### Work instruction
Every line of the data that contains the string "sizeof" must be copied.

### Data under study
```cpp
psfm_status psfm_launch_chain_persist(psfm_ctx* c, const PsfmTrackDims& d, const float* flows, const uint8_t* occ,
                                      int64_t occ_pitch, const float* flows_b, float thres, hipStream_t s)
{
    const size_t bar_bytes = (size_t)(4 * PSFM_NSHARD + 1) * 128;
    {
        const size_t n_maps64 = ((size_t)d.G * 3 + 7) / 8, n_bar64 = bar_bytes / 8, n_handoff = (size_t)d.nblk * PP_BLOCK * 3;
        hipLaunchKernelGGL(psfm_persist_init_kernel, dim3(1024), dim3(256), 0, s, c->counters.as<PsfmCounters>(),
                           c->shards.as<PsfmShard>(), (int)d.G, c->occupied.as<unsigned long long>(), n_maps64,
                           c->persist_bar.as<unsigned long long>(), n_bar64, c->handoff.as<unsigned long long>(), n_handoff);
    }
    PsfmPersistArgs a;
    a.flows = (const float2*)flows; a.occ = occ;
    a.occ_pitch = occ_pitch;
    a.flows_b = (const float2*)flows_b; a.occ_w = const_cast<uint8_t*>(occ); a.thres = thres; a.t2 = psfm_sq_threshold(thres); a.fc = flows_b != nullptr;
    {
        static const int xcd_on = getenv("PSFM_FC_XCD") ? atoi(getenv("PSFM_FC_XCD")) : 1;
        const int64_t nch = ((int64_t)d.H * d.W + 1023) / 1024;
        a.fc_xcd_per = xcd_on && nch >= 64 ? (int)((nch + 7) / 8) : 0;
    }
    {
        static const int pp_xcd = getenv("PSFM_PP_XCD") ? atoi(getenv("PSFM_PP_XCD")) : 1;
        const int64_t gb = (d.G + PP_BLOCK - 1) / PP_BLOCK;
        const int per = (int)((gb + 7) / 8);
        a.xcd_per = (pp_xcd && gb >= 64 && 8 * per <= d.nblk) ? per : 0;
    }
    a.wdiv = psfm_fastdiv_make((unsigned)d.W);
    a.H = d.H; a.W = d.W; a.cw = d.cw; a.ch = d.ch; a.rcw = psfm_rcp_host(d.cw); a.rch = psfm_rcp_host(d.ch);
    a.ratio = d.ratio; a.GW = d.GW; a.GH = d.GH; a.G = (int)d.G;
    a.dlog = c->log.as<float2>(); a.cap = (int)d.cap; a.cap_main = d.nblk * PP_BLOCK;
    a.maps = c->occupied.as<uint8_t>();
    a.ctr = c->counters.as<PsfmCounters>();
    a.shards = c->shards.as<PsfmShard>();
    a.free_stack = c->free_stack.as<int>(); a.free_cap = d.free_cap; a.nsh = d.nsh;
    a.handoff = c->handoff.as<unsigned long long>();
    a.fin_keys = c->fin_keys.as<unsigned long long>(); a.fin_lanes = c->fin_lanes.as<int>();
    a.seg_cap = d.seg_cap; a.spill_base = d.nblk * d.seg_cap; a.spill_cap = d.spill_cap;
    a.seg_info = c->seg_info.as<int2>();
    a.bar = c->persist_bar.as<unsigned>();
    a.survsh = a.bar + (2 * PSFM_NSHARD + 1) * 32;
    a.n_flows = d.n_flows; a.shift_b = d.shift_b; a.shift_d = d.shift_d;
    a.gwdiv = psfm_fastdiv_make((unsigned)d.GW); a.rdiv = psfm_fastdiv_make((unsigned)d.ratio);
    a.spin_limit = 1 << 18;
    if (const char* e = getenv("PSFM_PERSIST_SPIN_LIMIT")) a.spin_limit = atoi(e);
    hipEvent_t e0 = nullptr, e1 = nullptr;
    c->prof.kernel_span(PSFM_PROF_CHAIN, &e0, &e1, true);
    const dim3 grid((unsigned)d.nblk), block(PP_BLOCK);
    const bool coop = getenv("PSFM_PERSIST_COOP") && atoi(getenv("PSFM_PERSIST_COOP")) != 0;
    const void* fn = d.ratio == 1 ? (const void*)psfm_chain_persist_kernel<1> : d.ratio == 2 ? (const void*)psfm_chain_persist_kernel<2>
                   : d.ratio == 4 ? (const void*)psfm_chain_persist_kernel<4> : (const void*)psfm_chain_persist_kernel<0>;
    if (coop) {
        void* kargs[] = {(void*)&a};
        if (e0) PSFM_HIP(hipEventRecord(e0, s));
        const hipError_t le = hipLaunchCooperativeKernel(fn, grid, block, kargs, 0, s);
        if (le != hipSuccess) {
            (void)hipGetLastError();
            psfm_set_error("cooperative launch of the persistent frame loop refused: %s", hipGetErrorString(le));
            return PSFM_ERR_CAPACITY;
        }
        if (e1) PSFM_HIP(hipEventRecord(e1, s));
        return PSFM_OK;
    }
    switch (d.ratio) {
        case 1: hipExtLaunchKernelGGL(psfm_chain_persist_kernel<1>, grid, block, 0, s, e0, e1, 0, a); break;
        case 2: hipExtLaunchKernelGGL(psfm_chain_persist_kernel<2>, grid, block, 0, s, e0, e1, 0, a); break;
        case 4: hipExtLaunchKernelGGL(psfm_chain_persist_kernel<4>, grid, block, 0, s, e0, e1, 0, a); break;
        default: hipExtLaunchKernelGGL(psfm_chain_persist_kernel<0>, grid, block, 0, s, e0, e1, 0, a); break;
    }
    PSFM_HIP(hipGetLastError());
    return PSFM_OK;
}
```
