static NormParams norm_params(const float* raw, const float2* rowpart, int nseg, int rrows, const float* g,
                              const float* b, int C, int HW, float* out) {
  NormParams np;
  std::memset(&np, 0, sizeof(np));
  np.raw = raw;
  np.rowpart = rowpart;
  np.nseg = nseg;
  np.rrows = rrows;
  np.gamma = g;
  np.beta = b;
  np.C = C;
  np.G = 1;
  np.HW = HW;
  np.out = out;
  return np;
}

static float* resblock(Run& R, const ResW& w, const SrcDesc& in, int mode, int N, int H, int W, bool residual,
                       const float* emb, int emb_stride, int emb_off, int n_out = 0,
                       const _Float16* in_h = nullptr, const _Float16* in_l = nullptr, bool planes_out = false,
                       bool* wrote_planes = nullptr, GnLoad* defer_out = nullptr, const GnLoad* gn_in = nullptr) {
  const int M = N * H * W, HW = H * W;
  if (n_out <= 0) n_out = N;
  const int seg = 32;
  float* r1 = R.ws.get<float>((size_t)M * w.mid);
  float2* rp1 = R.ws.get<float2>((size_t)M * (w.mid / seg));
  const ConvPlan p2 = conv_plan(R, w.c2, CONV_SRC_PLAIN, N, H, W, EPI_STATS, seg);
  const bool planes = R.m->prec >= 1 && p2.takes_planes() && w.mid >= 64;
  float* a1 = R.ws.get<float>((size_t)M * w.mid);
  float* r2 = R.ws.get<float>((size_t)M * w.cout);
  float2* rp2 = R.ws.get<float2>((size_t)M * (w.cout / seg));
  float* out = R.ws.get<float>((size_t)n_out * HW * w.cout);
  Deferred d1, d2;
  if (gn_in != nullptr && (residual || mode != SRC_PLAIN))
    throw Error(DMX_E_INTERNAL, "resblock: a GroupNorm-on-load input needs a plain, non-residual block");
  const int rr1 = gemm(R, in, mode, N, H, W, w.c1, EPI_STATS, r1, nullptr, rp1, seg, in_h, in_l, &d1, gn_in);
  NormParams n1 = norm_params(r1, rp1, w.mid / seg, rr1, w.g1.p, w.b1.p, w.mid, HW, a1);
  n1.act = 1;
  _Float16* a1h = reinterpret_cast<_Float16*>(a1);
  _Float16* a1l = a1h + (size_t)M * w.mid;
  if (planes) {
    n1.out = nullptr;
    n1.out_h = a1h;
    n1.out_l = a1l;
  }
  const bool fuse1 = !d1.fused && !R.m->debug && p2.gn_load_pays(1) &&
                     (planes || p2.path == CONV_WINO);
  int rr2;
  if (fuse1) {
    GnLoad g;
    g.rowpart = rp1;
    g.cnt = rr1 * (w.mid / seg);
    g.gamma = w.g1.p;
    g.beta = w.b1.p;
    rr2 = gemm(R, plain_src(r1, w.mid), SRC_PLAIN, N, H, W, w.c2, EPI_STATS, r2, nullptr, rp2, seg, nullptr, nullptr,
               &d2, &g);
  } else {
    if (d1.fused) reduce_norm(R, d1, n1, N);
    else norm(R, n1, N);
    rr2 = gemm(R, plain_src(a1, w.mid), SRC_PLAIN, N, H, W, w.c2, EPI_STATS, r2, nullptr, rp2, seg,
               planes ? a1h : nullptr, planes ? a1l : nullptr, &d2);
  }
  if (defer_out != nullptr) *defer_out = GnLoad{};
  if (defer_out != nullptr && residual && mode == SRC_PLAIN && !d2.fused && emb == nullptr && n_out == N &&
      !R.m->debug) {
    defer_out->rowpart = rp2;
    defer_out->cnt = rr2 * (w.cout / seg);
    defer_out->gamma = w.g2.p;
    defer_out->beta = w.b2.p;
    defer_out->res = in.src0;
    if (wrote_planes != nullptr) *wrote_planes = false;
    return r2;
  }
  NormParams n2 = norm_params(r2, rp2, w.cout / seg, rr2, w.g2.p, w.b2.p, w.cout, HW, out);
  if (residual) {
    if (mode != SRC_PLAIN) throw Error(DMX_E_INTERNAL, "residual ResBlock needs a plain input");
    n2.res = in.src0;
  }
  n2.emb = emb;
  n2.emb_stride = emb_stride;
  n2.emb_off = emb_off;
  n2.n_src = n_out > N ? N : 0;
  n2.n_fan = n_out > N ? n_out / N : 0;
  const bool pout = planes_out && R.m->prec >= 1 && !R.m->debug && emb == nullptr && n_out == N && w.cout >= 64;
  if (wrote_planes != nullptr) *wrote_planes = pout;
  if (pout) {
    n2.out = nullptr;
    n2.out_h = reinterpret_cast<_Float16*>(out);
    n2.out_l = n2.out_h + (size_t)n_out * HW * w.cout;
  }
  if (d2.fused) reduce_norm(R, d2, n2, N);
  else norm(R, n2, n_out);
  R.tap(R.layer + ".r1", r1, (size_t)M * w.mid);
  R.tap(R.layer, out, (size_t)n_out * HW * w.cout);
  return out;
}
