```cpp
inline int run_bn_apply(neraf_ctx* ctx, hipStream_t st, const BnApplyArgs& a) {
  const size_t total = (size_t)a.Mpad * (a.C >> 3);
  long blocks = (long)((total + 255) / 256);
  if (blocks > 2048) blocks = 2048;
  hipLaunchKernelGGL(bn_apply_kernel, dim3((unsigned)blocks), dim3(256), (size_t)4 * a.C * sizeof(float), st, a);
  if (ctx && ctx->manifest) {
    char nm[96];
    snprintf(nm, sizeof(nm), "bn_apply_kernel | M=%d C=%d%s", a.M, a.C, a.r.x ? " + bn(downsample)" : (a.res ? " + residual" : ""));
    neraf_node(ctx, nm, 0.0, (double)a.M * a.C * 2.0 * ((a.r.x || a.res) ? 2 : 1), (double)a.Mpad * a.C * 2.0);
  }
  NERAF_HIP_CHECK(ctx, hipGetLastError());
  return NERAF_OK;
}


}
```

Before: 267.5 million field-samples/s.

## Retile ResNet3D BN-apply, maxpool fwd/bwd, and widen streaming GEMM shapes

```diff
diff --git a/include/neraf_hip.h b/include/neraf_hip.h
--- a/include/neraf_hip.h
+++ b/include/neraf_hip.h
@@ -276,6 +276,13 @@
 
 int neraf_resnet3d_debug_locate(const neraf_resnet3d_desc* d, int kind, int index, size_t* offset, int* rows, int* cols);
 
+int neraf_debug_bn_apply(neraf_ctx* ctx, const void* x, const float* const* bn5, int rep, const void* xr, const float* const* bn5_r,
+                         int rep_r, const void* res, int M, int Mpad, int C, int relu, float* fin_w, float* fin_w_r, void* out,
+                         int form, neraf_stream_t stream);
+int neraf_debug_maxpool_fwd(neraf_ctx* ctx, const void* x, const float* const* bn5, int rep, int din, void* out, void* arg,
+                            neraf_stream_t stream);
+int neraf_debug_maxpool_bwd(neraf_ctx* ctx, const void* arg, const void* g, int din, void* dpost, neraf_stream_t stream);
+
 uint32_t neraf_debug_fastdiv(uint32_t n, uint32_t d);
 
 int neraf_fused_adam_chunk(void);
diff --git a/neraf_amd/_lib.py b/neraf_amd/_lib.py
--- a/neraf_amd/_lib.py
+++ b/neraf_amd/_lib.py
@@ -185,6 +185,10 @@
     "neraf_debug_fastdiv": (C.c_uint32, [C.c_uint32, C.c_uint32]),
     "neraf_resnet3d_debug_locate": (C.c_int, [C.POINTER(ResnetDesc), C.c_int, C.c_int, C.POINTER(C.c_size_t), C.POINTER(C.c_int),
                                               C.POINTER(C.c_int)]),
+    "neraf_debug_bn_apply": (C.c_int, [C.c_void_p, C.c_void_p, c_fpp, C.c_int, C.c_void_p, c_fpp, C.c_int, C.c_void_p, C.c_int, C.c_int, C.c_int,
+                                       C.c_int, C.c_void_p, C.c_void_p, C.c_void_p, C.c_int, C.c_void_p]),
+    "neraf_debug_maxpool_fwd": (C.c_int, [C.c_void_p, C.c_void_p, c_fpp, C.c_int, C.c_int, C.c_void_p, C.c_void_p, C.c_void_p]),
+    "neraf_debug_maxpool_bwd": (C.c_int, [C.c_void_p, C.c_void_p, C.c_void_p, C.c_int, C.c_void_p, C.c_void_p]),
     "neraf_debug_conv_bn_relu_stage": (C.c_int, [C.c_void_p] + [C.c_int] * 7 + [C.c_void_p] * 11),
     "neraf_composite": (C.c_int, [C.c_void_p, C.c_void_p, C.c_void_p, C.c_void_p, C.c_int, C.c_int, C.c_int, C.c_void_p,
                                   C.c_void_p, C.c_void_p, C.c_void_p, C.c_void_p, C.c_void_p, C.c_size_t, C.c_void_p]),
diff --git a/neraf_amd/csrc/gemm_f16.hip b/neraf_amd/csrc/gemm_f16.hip
--- a/neraf_amd/csrc/gemm_f16.hip
+++ b/neraf_amd/csrc/gemm_f16.hip
@@ -856,14 +856,14 @@
   return x;
 }
 
-template <int N, int K, bool STATS>
+template <int N, int K, int CS, bool STATS>
 __global__ __launch_bounds__(512) void gemm_f16_nt_stream_kernel(GemmParams p, int nblocks, int nrg) {
   constexpr int R = kStreamRows, KB = K / 32;
-  constexpr int CS = stream_slices(N), NW = N / CS, FNW = NW / 16;
+  constexpr int NW = N / CS, FNW = NW / 16;
   constexpr int CPRB = K / 8, SWZ = (CPRB - 1) & 15;
   constexpr int BCH = NW * CPRB / 512;
   constexpr int IC = 64, NPASS = NW / IC, FNP = IC / 16, IMG_LD = IC + 8, CPR = IC / 8, IMG_WAVE = 16 * IMG_LD * 2;
-  static_assert(N * K <= 16384 && N % 64 == 0 && K % 64 == 0 && NW <= 128 && BCH >= 1, "B must fit 32 KiB of LDS");
+  static_assert(NW * K <= 16384 && NW % 64 == 0 && K % 64 == 0 && NW <= 128 && BCH >= 1, "a workgroup's slice of B must fit 32 KiB of LDS");
   static_assert(8 * 2 * NW * 4 <= 8 * IMG_WAVE, "the statistics' reduction re-uses the result images");
   __shared__ __attribute__((aligned(16))) char bs[NW * K * 2];
   __shared__ __attribute__((aligned(16))) char img_all[8 * IMG_WAVE];
@@ -999,16 +999,15 @@
 }
 
 static bool stream_qualifies(const GemmParams& p) {
-  const bool nk = (p.N == 64 || p.N == 128 || p.N == 256) && (p.K == 64 || p.K == 128 || p.K == 256) && p.N * p.K <= 16384;
+  const bool nk = (p.N == 64 || p.N == 128 || p.N == 256) && (p.K == 64 || p.K == 128 || p.K == 256) && p.N * p.K <= 32768;
   return nk && p.Npad == p.N && p.conv.loader == 0 && p.ngroups <= 1 && !p.bf16 && (p.Mpad % kStreamRows) == 0 && p.C16 &&
          !p.bias && !p.act && !p.lmask && !p.C16T && !p.C32 && !p.alpha_dev && !p.bnb_x && !p.bnb_mask &&
          (!p.add16 || (p.ldadd % 4) == 0);
 }
 
-template <int N, int K>
+template <int N, int K, int CS = stream_slices(N)>
 int launch_stream_nk(neraf_ctx* ctx, const GemmParams& p, hipStream_t stream) {
   const int nblocks = p.Mpad / kStreamRows;
-  constexpr int CS = stream_slices(N);
   int nrg = (ctx ? ctx->num_cus : 256) / CS;
   if (p.stream_max_wg > 0 && nrg > p.stream_max_wg / CS) nrg = p.stream_max_wg / CS;
   if (nrg > (nblocks + 1) / 2) nrg = (nblocks + 1) / 2;
@@ -1016,8 +1015,8 @@
   const int grid = nrg * CS;
   const double flops = p.alg_flops > 0.0 ? p.alg_flops : 2.0 * p.M * p.N * p.K;
   ProfScope prof(ctx, stream, N == 64 ? PROF_GEMM12864 : PROF_GEMM_WIDE, flops, 2.0 * p.M * p.N * p.K);
-  if (p.colsum || p.colsumsq) hipLaunchKernelGGL((gemm_f16_nt_stream_kernel<N, K, true>), dim3(grid), dim3(512), 0, stream, p, nblocks, nrg);
-  else hipLaunchKernelGGL((gemm_f16_nt_stream_kernel<N, K, false>), dim3(grid), dim3(512), 0, stream, p, nblocks, nrg);
+  if (p.colsum || p.colsumsq) hipLaunchKernelGGL((gemm_f16_nt_stream_kernel<N, K, CS, true>), dim3(grid), dim3(512), 0, stream, p, nblocks, nrg);
+  else hipLaunchKernelGGL((gemm_f16_nt_stream_kernel<N, K, CS, false>), dim3(grid), dim3(512), 0, stream, p, nblocks, nrg);
   NERAF_HIP_CHECK(ctx, hipGetLastError());
   if (ctx && ctx->manifest) gemm_manifest(ctx, p, 0, 1, N, K, flops, false, true);
   return NERAF_OK;
@@ -1031,6 +1030,8 @@
     case 128064: return launch_stream_nk<128, 64>(ctx, p, stream);
     case 128128: return launch_stream_nk<128, 128>(ctx, p, stream);
     case 256064: return launch_stream_nk<256, 64>(ctx, p, stream);
+    case 128256: return launch_stream_nk<128, 256, 2>(ctx, p, stream);
+    case 256128: return launch_stream_nk<256, 128, 2>(ctx, p, stream);
   }
   return neraf_fail(ctx, NERAF_EINVAL, "gemm: shape outside the streaming body's");
 }
diff --git a/neraf_amd/csrc/resnet3d.hip b/neraf_amd/csrc/resnet3d.hip
--- a/neraf_amd/csrc/resnet3d.hip
+++ b/neraf_amd/csrc/resnet3d.hip
@@ -51,35 +51,58 @@
   t.rvar[i][c] = (1.f - mom) * t.rvar[i][c] + mom * var * t.unbias[i];
 }
 
+inline unsigned pool_blocks(int dout) { return (unsigned)((cube(dout) * 8 + 255) / 256); }
+
 __global__ __launch_bounds__(256) void bn_relu_maxpool_kernel(BnSrc s, int din, int dout, size_t m_in, half_t* __restrict__ out,
                                                              unsigned char* __restrict__ arg) {
-  __shared__ float sc[64], sh[64];
+  __shared__ __attribute__((aligned(16))) float sc[64], sh[64];
+  const size_t total = cube(dout) * 8;
+  const size_t idx = (size_t)blockIdx.x * 256 + threadIdx.x;
+  const bool active = idx < total;
+  const size_t vox = active ? idx >> 3 : 0; const int c0 = (int)(idx & 7) * 8;
+  const int x = (int)(vox % dout), y = (int)((vox / dout) % dout), z = (int)(vox / ((size_t)dout * dout));
+  bool okz[3], oky[3], okx[3];
+  size_t offy[3], offx[3];
+#pragma unroll
+  for (int d = 0; d < 3; ++d) {
+    okz[d] = (unsigned)(2 * z + d - 1) < (unsigned)din; oky[d] = (unsigned)(2 * y + d - 1) < (unsigned)din; okx[d] = (unsigned)(2 * x + d - 1) < (unsigned)din;
+    offy[d] = (size_t)min(max(2 * y + d - 1, 0), din - 1) * din * 64;
+    offx[d] = (size_t)min(max(2 * x + d - 1, 0), din - 1) * 64 + c0;
+  }
+  auto load_plane = [&](int d, uint4 (&pl)[9]) {
+    const half_t* base = s.x + (size_t)min(max(2 * z + d - 1, 0), din - 1) * din * din * 64;
+#pragma unroll
+    for (int t = 0; t < 9; ++t) pl[t] = *reinterpret_cast<const uint4*>(base + offy[t / 3] + offx[t % 3]);
+  };
+  uint4 pa[9], pb[9];
+  load_plane(0, pa);
+  load_plane(1, pb);
   if (threadIdx.x < 64) bn_scale_shift(s, threadIdx.x, 1.f / (float)m_in, sc[threadIdx.x], sh[threadIdx.x]);
   __syncthreads();
-  const size_t total = cube(dout) * 8;
-  const size_t idx = (size_t)blockIdx.x * 256 + threadIdx.x;
-  if (idx >= total) return;
-  const size_t vox = idx >> 3; const int c0 = (int)(idx & 7) * 8;
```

### Response area
  std::memset(&np, 0, sizeof(np));
  hipLaunchKernelGGL(bn_apply_kernel, dim3((unsigned)blocks), dim3(256), (size_t)4 * a.C * sizeof(float), st, a);
    snprintf(nm, sizeof(nm), "bn_apply_kernel | M=%d C=%d%s", a.M, a.C, a.r.x ? " + bn(downsample)" : (a.res ? " + residual" : ""));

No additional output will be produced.